**Required work**
Report every line of the material that contains the string "taps".
•••••
template <int NT, typename TO = float, int TPB = (NT == 1 ? 3 : 1), bool MF16 = false>
__global__ __launch_bounds__(512, 1) void conv_halo_kernel(const KCParams p, const int tiles_x, const int tiles_y,
                                                           const int nimg) {
    constexpr int PITCHB = NT * 64 + (MF16 ? 32 : 16);
    constexpr int PIECES = NT * 4;
    constexpr int A_BYTES = HROWS * PITCHB;
    constexpr int B_TAP = BN * PITCHB;
    constexpr int B_STAGE = TPB * B_TAP;
    constexpr int SPC = 9 / TPB;
    constexpr int AP_IT = (HROWS * PIECES + 255) / 256;
    constexpr int BP_IT = (TPB * BN * PIECES) / 256;
    constexpr int TM = 4, TN = 2;
    static_assert(9 % TPB == 0, "taps per stage");
    extern __shared__ __attribute__((aligned(16))) unsigned char smem[];
    unsigned char* const a_s = smem;
    unsigned char* const b_s = smem + A_BYTES;

    const int tid = threadIdx.x, lane = tid & 63, wave = tid >> 6;
    const int tiles_n = (p.N + BN - 1) / BN;
    const int tiles_m = nimg * tiles_y * tiles_x;
    const int tmx = (tiles_m + 7) / 8;
    const int xcd = blockIdx.x & 7, slot = blockIdx.x >> 3;
    const int tile_m = xcd * tmx + slot / tiles_n;
    const int tile_n = slot % tiles_n;
    if (tile_m >= tiles_m || slot / tiles_n >= tmx) return;
    const int img = tile_m / (tiles_y * tiles_x);
    const int trem = tile_m - img * (tiles_y * tiles_x);
    const int y0 = (trem / tiles_x) * TH, x0 = (trem % tiles_x) * TW;
    const int nch = p.Cin / 32;
    const int nk = nch * 9;
    const int nst = nch * SPC;

    if (wave >= 4) {
        const int ptid = tid - 256;
        const __amdgpu_buffer_rsrc_t ra_rsrc = make_rsrc(p.A, p.a_bytes);
        const __amdgpu_buffer_rsrc_t rb_rsrc = make_rsrc(p.B, p.b_bytes);
        unsigned ap_off[AP_IT], ap_lds[AP_IT];
#pragma unroll
        for (int s = 0; s < AP_IT; ++s) {
            const int q = ptid + 256 * s, row = q / PIECES, piece = q - row * PIECES;
            const int hy = row / HWD, hx = row - hy * HWD;
            const int yy = y0 - 1 + hy, xx = x0 - 1 + hx;
            const bool ok = row < HROWS && (unsigned)yy < (unsigned)p.H && (unsigned)xx < (unsigned)p.W;
            ap_off[s] = ok ? ((unsigned)((img * p.H + yy) * p.W + xx) * (unsigned)(nch * PIECES) + piece) * 16u : OOB_OFF;
            ap_lds[s] = row < HROWS ? (unsigned)(row * PITCHB + piece * 16) : 0xFFFFFFFFu;
        }
        unsigned bp_off[BP_IT], bp_lds[BP_IT];
#pragma unroll
        for (int s = 0; s < BP_IT; ++s) {
            const int q = ptid + 256 * s, tapi = q / (BN * PIECES), r = q - tapi * (BN * PIECES);
            const int row = r / PIECES, piece = r - row * PIECES;
            const int gn = tile_n * BN + row;
            bp_off[s] = gn < p.N ? ((unsigned)gn * (unsigned)nk * PIECES + (unsigned)(tapi * PIECES) + piece) * 16u : OOB_OFF;
            bp_lds[s] = tapi * B_TAP + row * PITCHB + piece * 16;
        }
        u32x4 rq[AP_IT], rp0[BP_IT], rp1[BP_IT];
#define HA_LOAD(chunk_)                                                                                    \
    {                                                                                                      \
        const unsigned sh_ = (unsigned)(chunk_) * (PIECES * 16u);                                          \
        _Pragma("unroll") for (int s = 0; s < AP_IT; ++s)                                                  \
            rq[s] = __builtin_amdgcn_raw_buffer_load_b128(ra_rsrc, ap_off[s] != OOB_OFF ? ap_off[s] + sh_ : OOB_OFF, 0, 0); \
    }
#define HA_STORE()                                                                                         \
    {                                                                                                      \
        _Pragma("unroll") for (int s = 0; s < AP_IT; ++s)                                                  \
            if (ap_lds[s] != 0xFFFFFFFFu) *reinterpret_cast<u32x4*>(a_s + ap_lds[s]) = rq[s];              \
    }
#define HB_LOAD(sg_, RP)                       \
    {                                                                                                      \
        _Pragma("unroll") for (int s = 0; s < BP_IT; ++s)                                                  \
            RP[s] = __builtin_amdgcn_raw_buffer_load_b128(                                                 \
                rb_rsrc, bp_off[s] != OOB_OFF ? bp_off[s] + (unsigned)((sg_) * TPB) * (PIECES * 16u) : OOB_OFF, 0, 0); \
    }
#define HB_STORE(stage_, RP)                                                                               \
    {                                                                                                      \
        _Pragma("unroll") for (int s = 0; s < BP_IT; ++s)                                                  \
            *reinterpret_cast<u32x4*>(b_s + (stage_) * B_STAGE + bp_lds[s]) = RP[s];                       \
    }
#define HB_STEP(sg_, RP_NEXT)                      \
    {                                                                                                      \
        if ((sg_) + 1 < nst) {                                                                             \
            HB_STORE(((sg_) + 1) & 1, RP_NEXT)                                                             \
            if ((sg_) + 5 < nst) HB_LOAD((sg_) + 5, RP_NEXT)                                               \
        }                                                                                                  \
        __syncthreads();                                                              \
        if ((sg_) % SPC == SPC - 1 && (sg_) + 1 < nst) {   \
            HA_STORE()                                                                                     \
            if ((sg_) / SPC + 2 < nch) HA_LOAD((sg_) / SPC + 2)                                            \
            __syncthreads();                                                                               \
        }                                                                                                  \
    }
        u32x4 rp2[BP_IT], rp3[BP_IT];
        HA_LOAD(0)
        HB_LOAD(0, rp0)
        if (nst > 1) HB_LOAD(1, rp1)
        if (nst > 2) HB_LOAD(2, rp2)
        if (nst > 3) HB_LOAD(3, rp3)
        HA_STORE()
        HB_STORE(0, rp0)
        if (nch > 1) HA_LOAD(1)
        if (nst > 4) HB_LOAD(4, rp0)
        __syncthreads();
        for (int sg = 0; sg < nst; sg += 4) {
            HB_STEP(sg, rp1)
            if (sg + 1 < nst) HB_STEP(sg + 1, rp2)
            if (sg + 2 < nst) HB_STEP(sg + 2, rp3)
            if (sg + 3 < nst) HB_STEP(sg + 3, rp0)
        }
#undef HB_STEP
#undef HA_LOAD
#undef HA_STORE
#undef HB_LOAD
#undef HB_STORE
        return;
    }

    const int wm = wave >> 1, wn = wave & 1;
    if constexpr (MF16) {
        static_assert(NT == 3 && TPB == 1, "the 16x16x32 consumers are written for the split engine");
        const int li = lane & 15, kq = lane >> 4;
        f32x4 acc[8][4];
#pragma unroll
        for (int ib = 0; ib < 8; ++ib)
#pragma unroll
            for (int j = 0; j < 4; ++j) acc[ib][j] = f32x4{0.f, 0.f, 0.f, 0.f};
        const unsigned a_frag = (unsigned)((((wm * 4 + 1) * HWD) + 1 + li) * PITCHB + kq * 16);
        const unsigned b_frag = (unsigned)((wn * 64 + li) * PITCHB + kq * 16);
        __syncthreads();
        int tap = 0;
        for (int sg = 0; sg < nst; ++sg) {
            const int dy = tap / 3 - 1, dx = tap - (tap / 3) * 3 - 1;
            const unsigned char* af_base = a_s + a_frag + (dy * HWD + dx) * PITCHB;
            const unsigned char* bf_base = b_s + (sg & 1) * B_STAGE + b_frag;
            bf16x8 bf[4][NT];
#pragma unroll
            for (int j = 0; j < 4; ++j)
#pragma unroll
                for (int q = 0; q < NT; ++q) bf[j][q] = *reinterpret_cast<const bf16x8*>(bf_base + j * 16 * PITCHB + q * 64);
#pragma unroll
            for (int ib = 0; ib < 8; ++ib) {
                bf16x8 af[NT];
#pragma unroll
                for (int q = 0; q < NT; ++q)
                    af[q] = *reinterpret_cast<const bf16x8*>(af_base + (ib >> 1) * (HWD * PITCHB) + (ib & 1) * 16 * PITCHB + q * 64);
#pragma unroll
                for (int j = 0; j < 4; ++j) {
                    acc[ib][j] = __builtin_amdgcn_mfma_f32_16x16x32_bf16(bf[j][1], af[1], acc[ib][j], 0, 0, 0);
                    acc[ib][j] = __builtin_amdgcn_mfma_f32_16x16x32_bf16(bf[j][0], af[2], acc[ib][j], 0, 0, 0);
                    acc[ib][j] = __builtin_amdgcn_mfma_f32_16x16x32_bf16(bf[j][2], af[0], acc[ib][j], 0, 0, 0);
                    acc[ib][j] = __builtin_amdgcn_mfma_f32_16x16x32_bf16(bf[j][0], af[1], acc[ib][j], 0, 0, 0);
                    acc[ib][j] = __builtin_amdgcn_mfma_f32_16x16x32_bf16(bf[j][1], af[0], acc[ib][j], 0, 0, 0);
                    acc[ib][j] = __builtin_amdgcn_mfma_f32_16x16x32_bf16(bf[j][0], af[0], acc[ib][j], 0, 0, 0);
                }
            }
            ++tap;
            __syncthreads();
            if (tap == 9) {
                tap = 0;
                if (sg + 1 < nst) __syncthreads();
            }
        }
        const __amdgpu_buffer_rsrc_t rc = make_rsrc(p.C, p.c_bytes);
        constexpr unsigned ES = Act<TO>::ES;
        const unsigned ldc_b = (unsigned)p.ldc * ES, roww_b = (unsigned)p.W * ldc_b;
        const bool inside = y0 + TH <= p.H && x0 + TW <= p.W;
#pragma unroll
        for (int j = 0; j < 4; ++j) {
            const int col = tile_n * BN + wn * 64 + j * 16 + 4 * kq;
            const bool col_ok = col < p.N;
            float bv[4];
#pragma unroll
            for (int e = 0; e < 4; ++e)
                bv[e] = (p.bias && col_ok) ? (col + e < p.bias_split ? p.bias[col + e] : p.bias2[col + e - p.bias_split]) : 0.f;
#pragma unroll
            for (int ib = 0; ib < 8; ++ib) {
                const int y = y0 + wm * 4 + (ib >> 1), x = x0 + (ib & 1) * 16 + li;
                const bool ok = col_ok && (inside || (y < p.H && x < p.W));
                const unsigned off = ok ? (unsigned)((img * p.H + y) * p.W + x) * ldc_b + (unsigned)col * ES : OOB_OFF;
                float v[4];
#pragma unroll
                for (int e = 0; e < 4; ++e) v[e] = acc[ib][j][e] + bv[e];
                if constexpr (ES == 4) {
                    const u32x4 u = {__float_as_uint(v[0]), __float_as_uint(v[1]), __float_as_uint(v[2]), __float_as_uint(v[3])};
                    __builtin_amdgcn_raw_buffer_store_b128(u, rc, off, 0, 0);
                } else {
                    typedef unsigned int u32x2_ __attribute__((ext_vector_type(2)));
                    const u32x2_ u = {(unsigned)f32_to_bf16_bits(v[0]) | ((unsigned)f32_to_bf16_bits(v[1]) << 16),
                                      (unsigned)f32_to_bf16_bits(v[2]) | ((unsigned)f32_to_bf16_bits(v[3]) << 16)};
                    __builtin_amdgcn_raw_buffer_store_b64(u, rc, off, 0, 0);
                }
            }
        }
        (void)roww_b;
        return;
    }
    f32x16 acc[TM][TN];
#pragma unroll
    for (int i = 0; i < TM; ++i)
#pragma unroll
        for (int j = 0; j < TN; ++j)
#pragma unroll
            for (int r = 0; r < 16; ++r) acc[i][j][r] = 0.f;
    const unsigned a_frag = (unsigned)((((wm * 4 + 1) * HWD) + 1 + (lane & 31)) * PITCHB + (lane >> 5) * 16);
    const unsigned b_frag = (unsigned)((wn * 64 + (lane & 31)) * PITCHB + (lane >> 5) * 16);
    __syncthreads();
    int tap = 0;
    for (int sg = 0; sg < nst; ++sg) {
#pragma unroll
        for (int tt = 0; tt < TPB; ++tt, ++tap) {
            const int dy = tap / 3 - 1, dx = tap - (tap / 3) * 3 - 1;
            const unsigned char* af_base = a_s + a_frag + (dy * HWD + dx) * PITCHB;
            const unsigned char* bf_base = b_s + (sg & 1) * B_STAGE + tt * B_TAP + b_frag;
#pragma unroll
            for (int ks = 0; ks < 2; ++ks) {
                bf16x8 af[TM][NT], bf[TN][NT];
#pragma unroll
                for (int i = 0; i < TM; ++i)
#pragma unroll
                    for (int q = 0; q < NT; ++q)
                        af[i][q] = *reinterpret_cast<const bf16x8*>(af_base + i * (HWD * PITCHB) + q * 64 + ks * 32);
#pragma unroll
                for (int j = 0; j < TN; ++j)
#pragma unroll
                    for (int q = 0; q < NT; ++q)
                        bf[j][q] = *reinterpret_cast<const bf16x8*>(bf_base + j * 32 * PITCHB + q * 64 + ks * 32);
#pragma unroll
                for (int i = 0; i < TM; ++i)
#pragma unroll
                    for (int j = 0; j < TN; ++j) {
                        if constexpr (NT == 3) {
                            acc[i][j] = __builtin_amdgcn_mfma_f32_32x32x16_bf16(af[i][1], bf[j][1], acc[i][j], 0, 0, 0);
                            acc[i][j] = __builtin_amdgcn_mfma_f32_32x32x16_bf16(af[i][2], bf[j][0], acc[i][j], 0, 0, 0);
                            acc[i][j] = __builtin_amdgcn_mfma_f32_32x32x16_bf16(af[i][0], bf[j][2], acc[i][j], 0, 0, 0);
                            acc[i][j] = __builtin_amdgcn_mfma_f32_32x32x16_bf16(af[i][1], bf[j][0], acc[i][j], 0, 0, 0);
                            acc[i][j] = __builtin_amdgcn_mfma_f32_32x32x16_bf16(af[i][0], bf[j][1], acc[i][j], 0, 0, 0);
                        }
                        acc[i][j] = __builtin_amdgcn_mfma_f32_32x32x16_bf16(af[i][0], bf[j][0], acc[i][j], 0, 0, 0);
                    }
            }
        }
        __syncthreads();
        if (tap == 9) {
            tap = 0;
            if (sg + 1 < nst) __syncthreads();
        }
    }

    const __amdgpu_buffer_rsrc_t rc = make_rsrc(p.C, p.c_bytes);
    constexpr unsigned ES = Act<TO>::ES;
    if (y0 + TH <= p.H && x0 + TW <= p.W) {
        const unsigned ldc_b = (unsigned)p.ldc * ES, roww_b = (unsigned)p.W * ldc_b;
#pragma unroll
        for (int j = 0; j < TN; ++j) {
            const int col = tile_n * BN + wn * 64 + j * 32 + (lane & 31);
            const bool col_ok = col < p.N;
            const float bv = (p.bias && col_ok) ? (col < p.bias_split ? p.bias[col] : p.bias2[col - p.bias_split]) : 0.f;
            const unsigned vo = col_ok ? (unsigned)((img * p.H + y0 + wm * 4) * p.W + x0 + 4 * (lane >> 5)) * ldc_b + (unsigned)col * ES
                                       : OOB_OFF;
#pragma unroll
            for (int i = 0; i < TM; ++i)
#pragma unroll
                for (int r = 0; r < 16; ++r) {
                    const unsigned so = (unsigned)i * roww_b + (unsigned)((r & 3) + 8 * (r >> 2)) * ldc_b;
                    if constexpr (ES == 4) __builtin_amdgcn_raw_buffer_store_b32(__float_as_uint(acc[i][j][r] + bv), rc, vo, so, 0);
                    else __builtin_amdgcn_raw_buffer_store_b16(f32_to_bf16_bits(acc[i][j][r] + bv), rc, vo, so, 0);
                }
        }
        return;
    }
#pragma unroll
    for (int j = 0; j < TN; ++j) {
        const int col = tile_n * BN + wn * 64 + j * 32 + (lane & 31);
        const bool col_ok = col < p.N;
        const float bv = (p.bias && col_ok) ? (col < p.bias_split ? p.bias[col] : p.bias2[col - p.bias_split]) : 0.f;
#pragma unroll
        for (int i = 0; i < TM; ++i) {
            const int y = y0 + wm * 4 + i;
            const unsigned rowbase = (unsigned)((img * p.H + y) * p.W);
#pragma unroll
            for (int r = 0; r < 16; ++r) {
                const int x = x0 + 4 * (lane >> 5) + (r & 3) + 8 * (r >> 2);
                const bool ok = col_ok && y < p.H && x < p.W;
                Act<TO>::bst1(rc, ok ? ((rowbase + (unsigned)x) * (unsigned)p.ldc + (unsigned)col) * ES : OOB_OFF,
                              acc[i][j][r] + bv);
            }
        }
    }
}

static int halo_policy() { return pa2d_env().conv_halo; }

bool conv_halo_applies(const KCParams& p) {
    const int pol = halo_policy();
    if (p.taps == 27) return false;
    if (pol == 0 || !p.apre || (p.Cin % 32) != 0 || p.H <= 0 || p.W <= 0 || (p.M % (p.H * p.W)) != 0) return false;
    const long long tiles = (long long)(p.M / (p.H * p.W)) * ceil_div(p.H, TH) * ceil_div(p.W, TW) * ceil_div(p.N, BN);
    return pol == 2 || tiles >= 512;
}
•••••
**Answer to this exercise**
    static_assert(9 % TPB == 0, "taps per stage");
    if (p.taps == 27) return false;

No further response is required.